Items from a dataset

===============

int gtav_dit_create(const gtav_dit_config* c, gtav_dit** out) {
    GTAV_REQUIRE(c && out, "dit_create: null argument");
    GTAV_REQUIRE(c->hidden_size % 256 == 0 && c->hidden_size <= 2048, "hidden_size=%d must be a multiple of 256, <= 2048", c->hidden_size);
    GTAV_REQUIRE(c->num_heads > 0 && c->hidden_size / c->num_heads == 64 && c->hidden_size % c->num_heads == 0,
                 "only head_dim 64 is implemented (hidden %d, heads %d)", c->hidden_size, c->num_heads);
    GTAV_REQUIRE(c->input_h % c->patch_size == 0 && c->input_w % c->patch_size == 0, "input %dx%d not divisible by patch %d",
                 c->input_h, c->input_w, c->patch_size);
    GTAV_REQUIRE(c->max_frames >= 1 && c->max_frames <= 32, "max_frames=%d must be in [1, 32]", c->max_frames);
    GTAV_REQUIRE(c->max_batch >= 1 && c->depth >= 1, "bad max_batch/depth");
    RET_IF(skinny_init());
    gtav_dit* h = new gtav_dit();
    h->cfg = *c;
    h->D = c->hidden_size; h->L = c->depth; h->heads = c->num_heads; h->C = c->in_channels; h->p = c->patch_size;
    h->H = c->input_h; h->W = c->input_w; h->gh = h->H / h->p; h->gw = h->W / h->p; h->P = h->gh * h->gw;
    const int D = h->D;
    if ((h->P % 8) != 0) {
        set_error("tokens per frame P=%d must be a multiple of 8", h->P);
        delete h;
        return 2;
    }
    h->Hm = (int)(D * c->mlp_ratio); h->Hm_pad = round_up(h->Hm, 128);
    h->A = c->external_cond_dim > 0 ? c->external_cond_dim : 0; h->Apad = round_up(h->A > 0 ? h->A : 1, 32);
    h->MODW = h->L * 12 * D + 2 * D;
    h->Kpe = round_up(h->C * h->p * h->p, 64);
    h->Nfin = h->p * h->p * h->C;
    h->maxB = c->max_batch; h->maxT = c->max_frames; h->Mmax = h->maxB * h->maxT * h->P;
    h->max_rows = c->max_cond_rows > h->maxB * h->maxT ? c->max_cond_rows : h->maxB * h->maxT;
    Arena& a = h->arena;
    WeightTable& wt = h->wt;
    int rc = 0;
#define A_(expr) do { if (!rc) rc = (expr); } while (0)
    A_(a.alloc_t(&h->w_pe, (size_t)round_up(D, 128) * h->Kpe));
    h->n_groups = 2 * h->L + 2;
    h->grp_bf16.assign(h->n_groups, 0);
    wt.add_f16("x_embedder.proj.weight", D, h->C * h->p * h->p, h->w_pe, round_up(D, 128), h->Kpe, 2 * h->L);
    A_(a.alloc_t(&h->b_pe, D)); wt.add_f32("x_embedder.proj.bias", 1, D, h->b_pe, D);
    A_(a.alloc_t(&h->w_t0, (size_t)D * 256)); wt.add_f32("t_embedder.mlp.0.weight", D, 256, h->w_t0, 256);
    A_(a.alloc_t(&h->b_t0, D)); wt.add_f32("t_embedder.mlp.0.bias", 1, D, h->b_t0, D);
    const int ldhc = D + h->Apad;
    A_(a.alloc_t(&h->w_t2cat, (size_t)D * ldhc)); wt.add_f32("t_embedder.mlp.2.weight", D, D, h->w_t2cat, ldhc, 0);
    A_(a.alloc_t(&h->b_t2, D)); wt.add_f32("t_embedder.mlp.2.bias", 1, D, h->b_t2, D);
    A_(a.alloc_t(&h->b_ext, D)); A_(a.alloc_t(&h->b_t2a, D));
    if (h->A > 0) {
        wt.add_f32("external_cond.weight", D, h->A, h->w_t2cat, ldhc, D);
        wt.add_f32("external_cond.bias", 1, D, h->b_ext, D);
    }
// ... 1 lines not shown
    h->halves.resize(h->L * 2);
    h->fuse_sattn = h->P == 144 && D % 256 == 0;
    for (int l = 0; l < h->L && !rc; ++l)
        for (int hf = 0; hf < 2; ++hf) {
            gtav_dit::Half& w = h->halves[l * 2 + hf];
            char pre[64];
            snprintf(pre, sizeof(pre), "blocks.%d.%c_", l, hf == 0 ? 's' : 't');
            std::string P_(pre);
            const int grp = l * 2 + hf;
            A_(a.alloc_t(&w.w_qkv, (size_t)3 * D * D)); wt.add_f16(P_ + "attn.to_qkv.weight", 3 * D, D, w.w_qkv, 3 * D, D, grp);
            w.w_qkv_hm = nullptr;
            if (hf == 0 && h->P == 144 && D % 256 == 0) A_(a.alloc_t(&w.w_qkv_hm, (size_t)3 * D * D));
            A_(a.alloc_t(&w.w_out, (size_t)D * D)); wt.add_f16(P_ + "attn.to_out.weight", D, D, w.w_out, D, D, grp);
            A_(a.alloc_t(&w.b_out, D)); wt.add_f32(P_ + "attn.to_out.bias", 1, D, w.b_out, D);
            A_(a.alloc_t(&w.w_fc1, (size_t)h->Hm_pad * D)); wt.add_f16(P_ + "mlp.fc1.weight", h->Hm, D, w.w_fc1, h->Hm_pad, D, grp);
            A_(a.alloc_t(&w.b_fc1, h->Hm_pad)); wt.add_f32(P_ + "mlp.fc1.bias", 1, h->Hm, w.b_fc1, h->Hm);
            A_(a.alloc_t(&w.w_fc2, (size_t)D * h->Hm_pad)); wt.add_f16(P_ + "mlp.fc2.weight", D, h->Hm, w.w_fc2, D, h->Hm_pad, grp);
            A_(a.alloc_t(&w.b_fc2, D)); wt.add_f32(P_ + "mlp.fc2.bias", 1, D, w.b_fc2, D);
            const size_t row0 = (size_t)(l * 2 + hf) * 6 * D;
            wt.add_f32(P_ + "adaLN_modulation.1.weight", 6 * D, D, h->w_ada + row0 * D, D);
            wt.add_f32(P_ + "adaLN_modulation.1.bias", 1, 6 * D, h->b_ada + row0, 6 * D);
        }
    A_(a.alloc_t(&h->w_final, (size_t)round_up(h->Nfin, 128) * D));
    wt.add_f16("final_layer.linear.weight", h->Nfin, D, h->w_final, round_up(h->Nfin, 128), D, 2 * h->L + 1);
    A_(a.alloc_t(&h->b_final, round_up(h->Nfin, 128))); wt.add_f32("final_layer.linear.bias", 1, h->Nfin, h->b_final, h->Nfin);
    {
        const size_t row0 = (size_t)h->L * 12 * D;
        wt.add_f32("final_layer.adaLN_modulation.1.weight", 2 * D, D, h->w_ada + row0 * D, D);
        wt.add_f32("final_layer.adaLN_modulation.1.bias", 1, 2 * D, h->b_ada + row0, 2 * D);
    }
    A_(a.alloc_t(&h->sincos, (size_t)1000 * 256)); wt.add_f32("tables.timestep_sincos", 1000, 256, h->sincos, 256, 0, false);
    h->rope_s.npos = h->P; h->rope_t.npos = h->maxT;
    A_(a.alloc_t(&h->rope_s.cos_dev, (size_t)h->P * 64)); wt.add_f32("tables.rope_spatial_cos", h->P, 64, h->rope_s.cos_dev, 64, 0, false);
    A_(a.alloc_t(&h->rope_s.sin_dev, (size_t)h->P * 64)); wt.add_f32("tables.rope_spatial_sin", h->P, 64, h->rope_s.sin_dev, 64, 0, false);
    A_(a.alloc_t(&h->rope_t.cos_dev, (size_t)h->maxT * 64)); wt.add_f32("tables.rope_temporal_cos", h->maxT, 64, h->rope_t.cos_dev, 64, 0, false);
    A_(a.alloc_t(&h->rope_t.sin_dev, (size_t)h->maxT * 64)); wt.add_f32("tables.rope_temporal_sin", h->maxT, 64, h->rope_t.sin_dev, 64, 0, false);
    A_(a.alloc_t(&h->rope_s.cs_dev, (size_t)h->P * 64)); A_(a.alloc_t(&h->rope_t.cs_dev, (size_t)h->maxT * 64));
    A_(a.alloc_t(&h->freqs_s_dev, 16)); wt.add_f32("spatial_rotary_emb.freqs", 1, 16, h->freqs_s_dev, 16, 0, false);
    A_(a.alloc_t(&h->freqs_t_dev, 32)); wt.add_f32("temporal_rotary_emb.freqs", 1, 32, h->freqs_t_dev, 32, 0, false);
    const size_t Mx = round_up(h->Mmax, 128);
    A_(a.alloc_t(&h->xp, Mx * h->Kpe)); A_(a.alloc_t(&h->xn, Mx * D)); A_(a.alloc_t(&h->qs, Mx * D)); A_(a.alloc_t(&h->ks, Mx * D));
    A_(a.alloc_t(&h->vts, Mx * D)); A_(a.alloc_t(&h->qt, Mx * D)); A_(a.alloc_t(&h->ao, Mx * D)); A_(a.alloc_t(&h->hbuf, Mx * h->Hm_pad));
    h->kvcache.resize(h->L);
    for (int l = 0; l < h->L; ++l) A_(a.alloc_t(&h->kvcache[l], Mx * 2 * D));
    A_(a.alloc_t(&h->resid, Mx * D)); A_(a.alloc_t(&h->fo, Mx * h->Nfin));
    A_(a.alloc_t(&h->vout, Mx / h->P * h->C * h->H * h->W));
    h->parts_rows = (2 * Mx * D > (size_t)(8u << 20) ? 2 * Mx * D : (size_t)(8u << 20)) / D;
    A_(a.alloc_t(&h->parts, h->parts_rows * D));
    const size_t R = h->max_rows;
    A_(a.alloc_t(&h->E, R * 256)); A_(a.alloc_t(&h->HC, R * ldhc)); A_(a.alloc_t(&h->Sc, R * D)); A_(a.alloc_t(&h->mod, R * h->MODW));
    A_(a.alloc_t(&h->err_flag, 4 + h->n_groups)); A_(a.alloc_t(&h->frame_idx, (size_t)h->maxB * h->maxT)); A_(a.alloc_t(&h->ac_table, 1000));
    A_(a.alloc_t(&h->step_dev, 4)); A_(a.alloc_t(&h->mod_rows_dev, (size_t)h->maxB * h->maxT));
    A_(a.alloc_t(&h->mod_cur, (size_t)h->maxB * h->maxT * h->MODW)); A_(a.alloc_t(&h->mod_last, (size_t)h->maxB * h->maxT)); A_(a.alloc_t(&h->mod_changed, (size_t)h->maxB * h->maxT)); A_(a.alloc_t(&h->t_steps_dev, 1024));
    wt.err_words = h->err_flag; wt.err_per_group = true;
    h->use_graph = GTAV_ENV_INT("GTAV_GRAPH", 1) != 0;
    h->fold.geom_ok = h->P % 16 == 0 && h->P >= 64 && D % 256 == 0 && h->Hm % 128 == 0 && h->Nfin % 4 == 0;
#undef A_
    if (rc) {
        delete h;
        return rc;
    }
    *out = h;
    return 0;
}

===============

Set down, exactly as they appear above, all lines from the one that has "lines not shown" down to the one that has "6 * D, D, h->w_ada", including those two and no others.

- _SOLUTION FOR THIS TASK_
// ... 1 lines not shown
    h->halves.resize(h->L * 2);
    h->fuse_sattn = h->P == 144 && D % 256 == 0;
    for (int l = 0; l < h->L && !rc; ++l)
        for (int hf = 0; hf < 2; ++hf) {
            gtav_dit::Half& w = h->halves[l * 2 + hf];
            char pre[64];
            snprintf(pre, sizeof(pre), "blocks.%d.%c_", l, hf == 0 ? 's' : 't');
            std::string P_(pre);
            const int grp = l * 2 + hf;
            A_(a.alloc_t(&w.w_qkv, (size_t)3 * D * D)); wt.add_f16(P_ + "attn.to_qkv.weight", 3 * D, D, w.w_qkv, 3 * D, D, grp);
            w.w_qkv_hm = nullptr;
            if (hf == 0 && h->P == 144 && D % 256 == 0) A_(a.alloc_t(&w.w_qkv_hm, (size_t)3 * D * D));
            A_(a.alloc_t(&w.w_out, (size_t)D * D)); wt.add_f16(P_ + "attn.to_out.weight", D, D, w.w_out, D, D, grp);
            A_(a.alloc_t(&w.b_out, D)); wt.add_f32(P_ + "attn.to_out.bias", 1, D, w.b_out, D);
            A_(a.alloc_t(&w.w_fc1, (size_t)h->Hm_pad * D)); wt.add_f16(P_ + "mlp.fc1.weight", h->Hm, D, w.w_fc1, h->Hm_pad, D, grp);
            A_(a.alloc_t(&w.b_fc1, h->Hm_pad)); wt.add_f32(P_ + "mlp.fc1.bias", 1, h->Hm, w.b_fc1, h->Hm);
            A_(a.alloc_t(&w.w_fc2, (size_t)D * h->Hm_pad)); wt.add_f16(P_ + "mlp.fc2.weight", D, h->Hm, w.w_fc2, D, h->Hm_pad, grp);
            A_(a.alloc_t(&w.b_fc2, D)); wt.add_f32(P_ + "mlp.fc2.bias", 1, D, w.b_fc2, D);
            const size_t row0 = (size_t)(l * 2 + hf) * 6 * D;
            wt.add_f32(P_ + "adaLN_modulation.1.weight", 6 * D, D, h->w_ada + row0 * D, D);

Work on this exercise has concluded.